▶ **WORK ORDER**:
Output the data word for word. Begin at its first line and end at the line with "Measured on AMD".

▶ **SUPPLIED DATA**:
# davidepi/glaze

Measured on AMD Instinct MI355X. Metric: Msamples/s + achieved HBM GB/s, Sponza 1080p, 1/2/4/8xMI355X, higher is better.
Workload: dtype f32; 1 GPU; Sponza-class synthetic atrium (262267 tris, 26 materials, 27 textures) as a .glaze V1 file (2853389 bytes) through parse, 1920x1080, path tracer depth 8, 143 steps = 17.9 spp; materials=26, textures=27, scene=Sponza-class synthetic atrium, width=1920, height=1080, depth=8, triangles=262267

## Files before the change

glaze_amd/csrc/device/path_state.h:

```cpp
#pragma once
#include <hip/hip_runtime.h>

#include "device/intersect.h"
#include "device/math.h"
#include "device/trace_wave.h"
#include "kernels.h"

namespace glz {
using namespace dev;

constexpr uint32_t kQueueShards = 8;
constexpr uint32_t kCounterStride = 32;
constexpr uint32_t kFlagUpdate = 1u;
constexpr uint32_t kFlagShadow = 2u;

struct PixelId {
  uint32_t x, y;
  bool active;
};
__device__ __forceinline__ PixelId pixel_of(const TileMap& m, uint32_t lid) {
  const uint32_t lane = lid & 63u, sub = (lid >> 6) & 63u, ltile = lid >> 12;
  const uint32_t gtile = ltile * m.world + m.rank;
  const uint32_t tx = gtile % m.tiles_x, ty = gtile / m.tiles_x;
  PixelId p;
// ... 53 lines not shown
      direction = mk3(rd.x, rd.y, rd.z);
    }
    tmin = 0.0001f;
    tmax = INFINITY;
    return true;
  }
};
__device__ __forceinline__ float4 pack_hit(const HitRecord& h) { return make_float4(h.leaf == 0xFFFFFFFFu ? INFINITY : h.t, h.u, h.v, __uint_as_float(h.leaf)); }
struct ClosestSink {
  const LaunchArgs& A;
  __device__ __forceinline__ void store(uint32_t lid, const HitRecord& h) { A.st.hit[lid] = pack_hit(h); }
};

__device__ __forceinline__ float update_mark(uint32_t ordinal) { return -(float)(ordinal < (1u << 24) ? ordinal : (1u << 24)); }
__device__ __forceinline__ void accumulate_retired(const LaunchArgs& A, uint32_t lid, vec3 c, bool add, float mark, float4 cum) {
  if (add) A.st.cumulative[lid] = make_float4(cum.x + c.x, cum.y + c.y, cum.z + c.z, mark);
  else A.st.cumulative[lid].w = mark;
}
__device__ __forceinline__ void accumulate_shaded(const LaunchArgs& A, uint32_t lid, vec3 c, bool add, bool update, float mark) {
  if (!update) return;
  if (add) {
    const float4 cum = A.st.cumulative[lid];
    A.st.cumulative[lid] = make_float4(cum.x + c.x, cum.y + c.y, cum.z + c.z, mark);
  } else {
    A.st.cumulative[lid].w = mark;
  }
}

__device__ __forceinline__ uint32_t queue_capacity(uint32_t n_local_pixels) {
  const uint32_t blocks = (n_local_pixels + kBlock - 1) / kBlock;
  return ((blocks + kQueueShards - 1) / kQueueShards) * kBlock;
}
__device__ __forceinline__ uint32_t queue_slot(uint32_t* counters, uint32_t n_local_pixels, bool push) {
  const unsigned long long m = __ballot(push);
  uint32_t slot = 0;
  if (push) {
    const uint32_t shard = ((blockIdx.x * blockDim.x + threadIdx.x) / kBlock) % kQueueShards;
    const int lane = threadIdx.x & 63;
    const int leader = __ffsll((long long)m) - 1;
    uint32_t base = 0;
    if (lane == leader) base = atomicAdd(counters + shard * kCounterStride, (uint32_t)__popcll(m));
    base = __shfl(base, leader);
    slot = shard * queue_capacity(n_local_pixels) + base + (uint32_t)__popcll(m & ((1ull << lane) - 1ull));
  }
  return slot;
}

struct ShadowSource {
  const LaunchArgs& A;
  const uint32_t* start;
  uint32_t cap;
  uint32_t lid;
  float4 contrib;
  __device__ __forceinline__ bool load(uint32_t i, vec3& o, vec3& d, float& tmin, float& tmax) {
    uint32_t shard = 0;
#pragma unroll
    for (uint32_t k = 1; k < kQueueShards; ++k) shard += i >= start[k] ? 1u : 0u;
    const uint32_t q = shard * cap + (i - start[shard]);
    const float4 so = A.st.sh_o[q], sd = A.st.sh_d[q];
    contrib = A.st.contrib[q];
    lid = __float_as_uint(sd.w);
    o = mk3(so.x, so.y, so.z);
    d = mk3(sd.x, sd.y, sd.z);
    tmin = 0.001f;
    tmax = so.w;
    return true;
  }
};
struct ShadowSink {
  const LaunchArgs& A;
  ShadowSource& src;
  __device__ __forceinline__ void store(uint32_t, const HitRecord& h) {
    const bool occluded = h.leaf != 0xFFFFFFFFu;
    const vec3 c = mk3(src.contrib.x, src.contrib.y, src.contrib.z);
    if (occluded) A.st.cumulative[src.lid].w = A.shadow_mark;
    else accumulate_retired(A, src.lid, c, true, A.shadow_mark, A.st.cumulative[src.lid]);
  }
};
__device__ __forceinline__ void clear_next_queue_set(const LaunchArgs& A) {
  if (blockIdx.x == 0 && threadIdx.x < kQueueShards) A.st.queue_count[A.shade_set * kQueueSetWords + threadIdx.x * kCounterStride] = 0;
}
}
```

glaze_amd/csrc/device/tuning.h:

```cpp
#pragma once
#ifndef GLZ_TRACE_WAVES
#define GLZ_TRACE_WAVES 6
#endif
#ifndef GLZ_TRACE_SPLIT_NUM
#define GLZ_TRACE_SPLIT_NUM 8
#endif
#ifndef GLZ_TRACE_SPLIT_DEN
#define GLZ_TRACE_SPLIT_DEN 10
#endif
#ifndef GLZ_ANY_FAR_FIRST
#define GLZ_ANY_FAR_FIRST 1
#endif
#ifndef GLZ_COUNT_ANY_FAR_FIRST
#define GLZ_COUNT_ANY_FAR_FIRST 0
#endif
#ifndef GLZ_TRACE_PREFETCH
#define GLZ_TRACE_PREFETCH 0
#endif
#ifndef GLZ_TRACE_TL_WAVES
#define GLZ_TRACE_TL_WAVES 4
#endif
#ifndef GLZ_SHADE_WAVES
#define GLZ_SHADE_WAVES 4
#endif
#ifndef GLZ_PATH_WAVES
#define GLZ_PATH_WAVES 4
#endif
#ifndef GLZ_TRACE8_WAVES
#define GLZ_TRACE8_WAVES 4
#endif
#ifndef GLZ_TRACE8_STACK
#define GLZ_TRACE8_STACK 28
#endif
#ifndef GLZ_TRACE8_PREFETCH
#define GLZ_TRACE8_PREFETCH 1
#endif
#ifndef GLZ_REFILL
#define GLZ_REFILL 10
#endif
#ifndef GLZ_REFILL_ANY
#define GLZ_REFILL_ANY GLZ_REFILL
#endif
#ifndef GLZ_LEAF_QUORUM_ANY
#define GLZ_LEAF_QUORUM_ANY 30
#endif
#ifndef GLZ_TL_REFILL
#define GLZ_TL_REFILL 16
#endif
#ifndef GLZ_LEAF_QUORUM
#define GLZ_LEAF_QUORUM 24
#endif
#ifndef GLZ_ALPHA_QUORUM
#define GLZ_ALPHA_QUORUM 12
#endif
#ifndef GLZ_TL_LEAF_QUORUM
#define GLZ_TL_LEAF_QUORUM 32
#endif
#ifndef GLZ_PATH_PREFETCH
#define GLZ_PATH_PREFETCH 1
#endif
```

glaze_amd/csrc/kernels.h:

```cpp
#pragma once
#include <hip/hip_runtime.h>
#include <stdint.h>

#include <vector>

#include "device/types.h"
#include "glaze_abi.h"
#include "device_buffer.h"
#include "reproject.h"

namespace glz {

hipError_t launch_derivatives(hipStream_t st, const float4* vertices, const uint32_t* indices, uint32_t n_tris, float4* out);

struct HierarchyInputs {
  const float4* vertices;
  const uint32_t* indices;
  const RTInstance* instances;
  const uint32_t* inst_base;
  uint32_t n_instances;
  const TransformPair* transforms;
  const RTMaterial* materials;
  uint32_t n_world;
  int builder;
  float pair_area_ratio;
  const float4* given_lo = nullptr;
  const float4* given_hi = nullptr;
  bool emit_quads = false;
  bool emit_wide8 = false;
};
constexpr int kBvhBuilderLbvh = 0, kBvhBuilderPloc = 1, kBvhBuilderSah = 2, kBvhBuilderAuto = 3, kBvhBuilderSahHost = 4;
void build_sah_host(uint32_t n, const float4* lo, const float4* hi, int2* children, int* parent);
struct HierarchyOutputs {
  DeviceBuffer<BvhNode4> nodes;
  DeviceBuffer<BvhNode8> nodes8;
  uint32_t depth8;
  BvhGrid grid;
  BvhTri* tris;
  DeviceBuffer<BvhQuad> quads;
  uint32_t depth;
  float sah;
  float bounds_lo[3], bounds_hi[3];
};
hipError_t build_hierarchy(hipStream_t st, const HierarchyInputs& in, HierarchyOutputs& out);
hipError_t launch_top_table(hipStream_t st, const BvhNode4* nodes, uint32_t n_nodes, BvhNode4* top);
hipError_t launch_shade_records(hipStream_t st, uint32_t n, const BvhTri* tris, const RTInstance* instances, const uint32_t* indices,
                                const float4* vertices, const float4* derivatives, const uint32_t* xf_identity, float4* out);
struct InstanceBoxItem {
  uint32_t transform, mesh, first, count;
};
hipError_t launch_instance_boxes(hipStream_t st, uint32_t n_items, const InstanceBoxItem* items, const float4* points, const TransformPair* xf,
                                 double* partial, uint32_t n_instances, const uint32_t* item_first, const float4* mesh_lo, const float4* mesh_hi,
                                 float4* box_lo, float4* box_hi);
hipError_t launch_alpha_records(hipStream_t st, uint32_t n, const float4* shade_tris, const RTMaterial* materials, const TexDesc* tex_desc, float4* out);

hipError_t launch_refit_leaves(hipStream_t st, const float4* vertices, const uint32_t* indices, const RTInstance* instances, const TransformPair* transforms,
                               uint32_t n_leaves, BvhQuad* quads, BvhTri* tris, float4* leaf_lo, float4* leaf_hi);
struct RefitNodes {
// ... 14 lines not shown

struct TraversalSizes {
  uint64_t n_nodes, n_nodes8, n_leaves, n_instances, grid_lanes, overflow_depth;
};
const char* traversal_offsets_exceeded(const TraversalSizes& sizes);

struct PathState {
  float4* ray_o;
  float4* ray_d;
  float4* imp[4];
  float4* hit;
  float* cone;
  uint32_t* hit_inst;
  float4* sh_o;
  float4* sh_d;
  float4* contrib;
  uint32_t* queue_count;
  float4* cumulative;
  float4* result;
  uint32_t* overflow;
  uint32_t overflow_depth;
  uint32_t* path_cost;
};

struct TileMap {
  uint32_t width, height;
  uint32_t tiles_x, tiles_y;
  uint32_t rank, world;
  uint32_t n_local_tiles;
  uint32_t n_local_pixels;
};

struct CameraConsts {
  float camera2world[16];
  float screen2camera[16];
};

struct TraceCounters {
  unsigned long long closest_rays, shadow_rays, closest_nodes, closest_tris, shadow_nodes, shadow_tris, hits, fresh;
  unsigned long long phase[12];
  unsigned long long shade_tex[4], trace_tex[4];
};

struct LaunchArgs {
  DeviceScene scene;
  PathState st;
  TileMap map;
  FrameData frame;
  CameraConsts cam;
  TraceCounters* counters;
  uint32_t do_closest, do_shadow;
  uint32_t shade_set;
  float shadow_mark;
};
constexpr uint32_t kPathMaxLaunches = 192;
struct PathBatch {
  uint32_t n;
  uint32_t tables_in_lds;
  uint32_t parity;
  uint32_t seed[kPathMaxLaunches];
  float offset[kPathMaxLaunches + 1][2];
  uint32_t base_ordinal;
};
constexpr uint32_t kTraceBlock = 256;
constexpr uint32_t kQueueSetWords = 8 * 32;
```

▶ **RESPONSE TO THIS EXERCISE**:
# davidepi/glaze

Measured on AMD Instinct MI355X. Metric: Msamples/s + achieved HBM GB/s, Sponza 1080p, 1/2/4/8xMI355X, higher is better.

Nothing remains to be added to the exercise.